**TASK GOAL:** Among the entries that follow, find every line with the word "found" and list it.

Top of DATA

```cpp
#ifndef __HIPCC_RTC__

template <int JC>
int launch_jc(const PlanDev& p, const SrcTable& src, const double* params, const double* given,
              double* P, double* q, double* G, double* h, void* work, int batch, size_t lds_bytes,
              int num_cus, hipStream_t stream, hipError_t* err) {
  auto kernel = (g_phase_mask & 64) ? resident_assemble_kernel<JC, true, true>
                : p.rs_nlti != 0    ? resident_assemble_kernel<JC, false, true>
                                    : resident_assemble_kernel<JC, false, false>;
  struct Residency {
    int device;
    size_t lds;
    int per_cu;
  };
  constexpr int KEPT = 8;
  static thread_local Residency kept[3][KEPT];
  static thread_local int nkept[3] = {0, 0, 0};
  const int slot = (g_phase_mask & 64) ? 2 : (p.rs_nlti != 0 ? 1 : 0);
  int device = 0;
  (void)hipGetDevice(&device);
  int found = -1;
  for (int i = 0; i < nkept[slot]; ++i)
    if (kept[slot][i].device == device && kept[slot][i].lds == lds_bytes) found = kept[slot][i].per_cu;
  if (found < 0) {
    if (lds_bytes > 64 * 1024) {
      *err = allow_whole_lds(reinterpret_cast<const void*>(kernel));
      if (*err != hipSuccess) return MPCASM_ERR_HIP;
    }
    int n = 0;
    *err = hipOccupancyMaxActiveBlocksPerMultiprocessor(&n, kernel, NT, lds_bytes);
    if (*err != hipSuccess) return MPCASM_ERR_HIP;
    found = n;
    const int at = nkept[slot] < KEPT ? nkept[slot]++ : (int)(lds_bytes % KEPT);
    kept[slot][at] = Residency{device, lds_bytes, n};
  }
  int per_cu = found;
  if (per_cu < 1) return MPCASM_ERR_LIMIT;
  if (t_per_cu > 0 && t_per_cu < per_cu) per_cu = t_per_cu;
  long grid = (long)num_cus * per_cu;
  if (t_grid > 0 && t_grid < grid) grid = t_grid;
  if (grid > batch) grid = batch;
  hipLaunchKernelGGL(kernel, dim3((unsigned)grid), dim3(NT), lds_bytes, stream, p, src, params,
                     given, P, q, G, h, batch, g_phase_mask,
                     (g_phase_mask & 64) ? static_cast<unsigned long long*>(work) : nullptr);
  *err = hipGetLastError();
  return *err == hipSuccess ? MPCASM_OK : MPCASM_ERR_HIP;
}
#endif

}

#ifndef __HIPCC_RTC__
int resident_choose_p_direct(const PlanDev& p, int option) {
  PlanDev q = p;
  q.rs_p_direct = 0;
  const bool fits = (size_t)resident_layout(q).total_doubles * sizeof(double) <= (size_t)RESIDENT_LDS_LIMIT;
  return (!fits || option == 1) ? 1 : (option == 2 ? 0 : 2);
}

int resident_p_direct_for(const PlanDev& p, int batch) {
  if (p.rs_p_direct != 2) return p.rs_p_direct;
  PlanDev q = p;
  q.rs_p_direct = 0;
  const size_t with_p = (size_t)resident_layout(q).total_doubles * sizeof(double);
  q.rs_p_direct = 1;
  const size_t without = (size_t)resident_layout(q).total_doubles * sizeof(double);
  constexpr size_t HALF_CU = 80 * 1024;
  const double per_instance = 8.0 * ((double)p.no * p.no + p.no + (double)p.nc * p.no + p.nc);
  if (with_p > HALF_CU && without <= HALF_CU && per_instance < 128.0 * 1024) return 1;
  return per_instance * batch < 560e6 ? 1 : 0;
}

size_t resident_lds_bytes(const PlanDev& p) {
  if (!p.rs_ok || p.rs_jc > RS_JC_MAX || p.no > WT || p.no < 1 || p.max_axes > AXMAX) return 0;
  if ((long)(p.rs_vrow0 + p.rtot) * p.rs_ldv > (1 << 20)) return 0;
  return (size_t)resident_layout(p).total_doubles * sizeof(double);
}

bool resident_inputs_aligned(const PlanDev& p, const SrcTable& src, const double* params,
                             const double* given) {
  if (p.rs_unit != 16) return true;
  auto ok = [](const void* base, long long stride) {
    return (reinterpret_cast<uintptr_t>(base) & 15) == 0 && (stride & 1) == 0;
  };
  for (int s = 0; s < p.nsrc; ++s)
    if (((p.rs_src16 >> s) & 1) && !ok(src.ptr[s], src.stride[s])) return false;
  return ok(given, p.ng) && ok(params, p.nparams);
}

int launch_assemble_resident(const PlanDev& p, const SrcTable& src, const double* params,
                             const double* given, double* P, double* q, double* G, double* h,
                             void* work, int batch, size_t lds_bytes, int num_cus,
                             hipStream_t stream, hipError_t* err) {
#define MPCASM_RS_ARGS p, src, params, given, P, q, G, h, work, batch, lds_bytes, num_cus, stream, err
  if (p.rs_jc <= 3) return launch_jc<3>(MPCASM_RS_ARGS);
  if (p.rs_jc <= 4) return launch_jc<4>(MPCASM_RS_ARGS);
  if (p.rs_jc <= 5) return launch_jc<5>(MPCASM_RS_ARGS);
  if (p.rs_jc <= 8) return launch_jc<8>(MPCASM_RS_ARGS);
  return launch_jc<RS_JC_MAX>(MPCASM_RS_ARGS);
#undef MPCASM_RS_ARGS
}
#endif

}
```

Bottom of DATA

**WRITTEN SOLUTION:**
  int found = -1;
    if (kept[slot][i].device == device && kept[slot][i].lds == lds_bytes) found = kept[slot][i].per_cu;
  if (found < 0) {
    found = n;
  int per_cu = found;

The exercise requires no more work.